Alright, bit of a weird one but the speaker which makes the bios beeps, what is the technical name for it?

I got my new CPU heatsink today (thanks ScOuT ) and it is much bigger than i thought so i had to take my mobo tray out, which meant disconnecting all my wires to get it in, and in putting all of my wires and the motherboard back in i accidentally pulled one of the BIOS beep speaker wires out. I tried stripping the wires back to twist and resolder em but god knows what they used to wrap the wires in but it took the wire with it even with strippers, so my speaker is now useless and i need another, that is why i need the name to find a place that sells them. Thanks


----------



## PohTayToez

I think that it is most commonly just called the "motherboard speaker".


----------



## Aastii

PohTayToez said:


> I think that it is most commonly just called the "motherboard speaker".



cool thankyou. Just googled it and they are on ebay for a couple £ buy it now, so not breaking the bank really


----------



## Sean89

Try your local computer store, mine always just gives me them free since he doesnt care


----------



## Aastii

Sean89 said:


> Try your local computer store, mine always just gives me them free since he doesnt care



honestly, i didn't think of that. Will give them a ring tomorrow see if he has any at all


----------



## StrangleHold

I just use these anymore.


----------



## Aastii

StrangleHold said:


> I just use these anymore.



that is the one i am on about  that is a motherboard speaker then yea?


----------



## bomberboysk

Aastii said:


> that is the one i am on about  that is a motherboard speaker then yea?

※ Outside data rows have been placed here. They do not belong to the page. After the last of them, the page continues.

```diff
@@ -809,9 +811,10 @@
     pa.mesh_mode = 0; pa.mesh_count = nullptr; pa.resume_k = 1; pa.resume_nw = 0;
     pa.mesh_min_batch = kn.mesh_min_batch;
     pa.refill_free = kn.mesh_refill;
-    size_t lds_a = k.lds + (size_t)plan.wpb * plan.sub * sizeof(P4) + 128;
-    pa.cam_consts = (kn.cam_consts && pa.scene.n_spheres && lds_a + (size_t)pa.scene.n_spheres * sizeof(P4) <= (size_t)160 * 1024) ? 1u : 0u;
-    if (pa.cam_consts) lds_a += (size_t)pa.scene.n_spheres * sizeof(P4);
+    static_assert(sizeof(P4) == 4 * sizeof(T), "Plan::path_lds sizes the work lists with PlanIn::pack4");
+    const spira::PathLds lds_plan = plan.path_lds(k.lds, pa.scene.n_spheres, pa.pass);
+    const size_t lds_a = (size_t)lds_plan.bytes;
+    pa.cam_consts = lds_plan.cam_consts ? 1u : 0u;
     if (plan.two_pass) {
         pa.mesh_mode = 1; pa.mesh_count = (uint32_t *)c.mesh_count.p;
         pa.resume_nw = G * plan.wpb; pa.resume_k = plan.fat_k(pa.resume_nw);
@@ -820,6 +823,8 @@
         pa.accum = k.accum(); pa.k_eff = plan.k_eff(pa.pass); pa.fd_keff = spira::fastdiv_make(pa.k_eff);
         pa.accum_first = (pa.pass == 0 && !k.progressive) ? 1u : 0u;
         pa.l_private = plan.l_private ? 1u : 0u;
+        pa.sky_prefix = lds_plan.sky_prefix ? 1u : 0u;
+        static_assert(sizeof(T) != 8 || spira::sky_prefix_bytes<T>() == 64 * 3 * sizeof(T) + 16 * sizeof(uint32_t), "Plan::sky_prefix_lds");
     }
     if (int rc = verify_path_args<T>(c, pa, G)) return rc;
     HIP_TRY(hipEventRecord(c.ev_pool[c.ev_used++], k.st));
diff --git a/julia-spira_amd/csrc/spira_plan.h b/julia-spira_amd/csrc/spira_plan.h
--- a/julia-spira_amd/csrc/spira_plan.h
+++ b/julia-spira_amd/csrc/spira_plan.h
@@ -13,6 +13,7 @@
     uint32_t defer_mesh = 1, mesh_two_pass = 1, fused_resolve = 1, private_l = 1;
     uint32_t spec_div = 1;
     uint32_t dense_pct = 70, mesh_min_batch = 128, mesh_refill = 16, mesh_fat_waves_per_cu = 16, cam_consts = 1;
+    uint32_t sky_prefix = 1;
 };
 
 struct PlanIn {
@@ -30,6 +31,8 @@
 enum class Org { Black, Hybrid, MetalWavefront, Metal, Cpu, Mega, Path, Bounce };
 
 struct Geometry { uint32_t G, cap; };
+struct PathLds { uint64_t bytes; bool cam_consts, sky_prefix; };
+constexpr uint64_t kLdsPerWorkgroup = 160 * 1024;
 
 struct Workspace {
     uint64_t queue4 = 0, queue2 = 0, q_ref = 0, q_key = 0, q_x = 0;
@@ -63,6 +66,14 @@
     }
     uint32_t k_eff(uint32_t pass) const { return std::min(slots, in.spp - pass * slots); }
     uint32_t n_first(uint32_t pass) const { return (uint32_t)((uint64_t)k_eff(pass) * tile_pixels); }
+    bool sky_prefix(uint32_t pass) const { return fused && l_private && in.k.sky_prefix != 0 && k_eff(pass) % 16 == 0; }
+    uint64_t sky_prefix_lds(uint32_t pass) const { return sky_prefix(pass) ? (uint64_t)wpb * (64 * 3 * in.prec + 16 * sizeof(uint32_t)) : 0; }
+    PathLds path_lds(uint64_t scene_bytes, uint32_t n_spheres, uint32_t pass) const {
+        PathLds l{scene_bytes + (uint64_t)wpb * sub * in.pack4 + 128 + sky_prefix_lds(pass), false, sky_prefix(pass)};
+        l.cam_consts = in.k.cam_consts && n_spheres && l.bytes + (uint64_t)n_spheres * in.pack4 <= kLdsPerWorkgroup;
+        if (l.cam_consts) l.bytes += (uint64_t)n_spheres * in.pack4;
+        return l;
+    }
     uint32_t blocks(uint64_t n) const { return (uint32_t)std::min<uint64_t>((n + in.block - 1) / in.block, max_blocks); }
     uint32_t fat_k(uint32_t nw) const {
         const uint32_t fat = std::max<uint32_t>(1, in.num_cus * in.k.mesh_fat_waves_per_cu);
@@ -171,12 +182,12 @@
     uint32_t blocks = 0, cap = 0, n_first = 0, k_eff = 0;
     uint32_t tile_pixels = 0, max_depth = 0, flags = 0, n_lds_triangles = 0;
     uint32_t mesh_mode = 0, resume_k = 1, resume_nw = 0;
-    bool mesh = false, pixel_owning = false, l_private = false;
+    bool mesh = false, pixel_owning = false, l_private = false, sky_prefix = false;
     uint32_t prec = 0, wpb = 0, carry_key = 0;
 };
 struct PathNeed {
     uint64_t nw, packets, l_entries;
-    bool fits, resume_ok, owning_ok, private_ok;
+    bool fits, resume_ok, owning_ok, private_ok, sky_ok;
 };
 inline PathNeed path_need(const PathLaunch &a) {
     PathNeed n{};
@@ -189,6 +200,7 @@
     n.owning_ok = a.prec == 8 && !a.n_lds_triangles && !a.mesh && !(a.flags & (SPIRA_EXT_DIELECTRIC | SPIRA_EXT_SPECTRAL)) && a.k_eff != 0 && a.k_eff <= 64 &&
                   (uint64_t)a.k_eff * tp == a.n_first && 64 * n.nw >= tp && a.cap >= 64ull * a.k_eff;
     n.private_ok = a.pixel_owning && a.carry_key && a.max_depth <= 128 && n.l_entries <= 0x80000000ull;
+    n.sky_ok = a.pixel_owning && a.l_private && a.k_eff != 0 && a.k_eff % 16 == 0;
     return n;
 }
 
```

Did one not come with your case? Usually a motherboard speaker like that comes in the accessories packet for a case(where screws/etc are).


----------



## Aastii

bomberboysk said:


> Did one not come with your case? Usually a motherboard speaker like that comes in the accessories packet for a case(where screws/etc are).



yes it did, read the original post for the problem i have


----------



## bomberboysk

Aastii said:


> yes it did, read the original post for the problem i have



Oh, that explains it


----------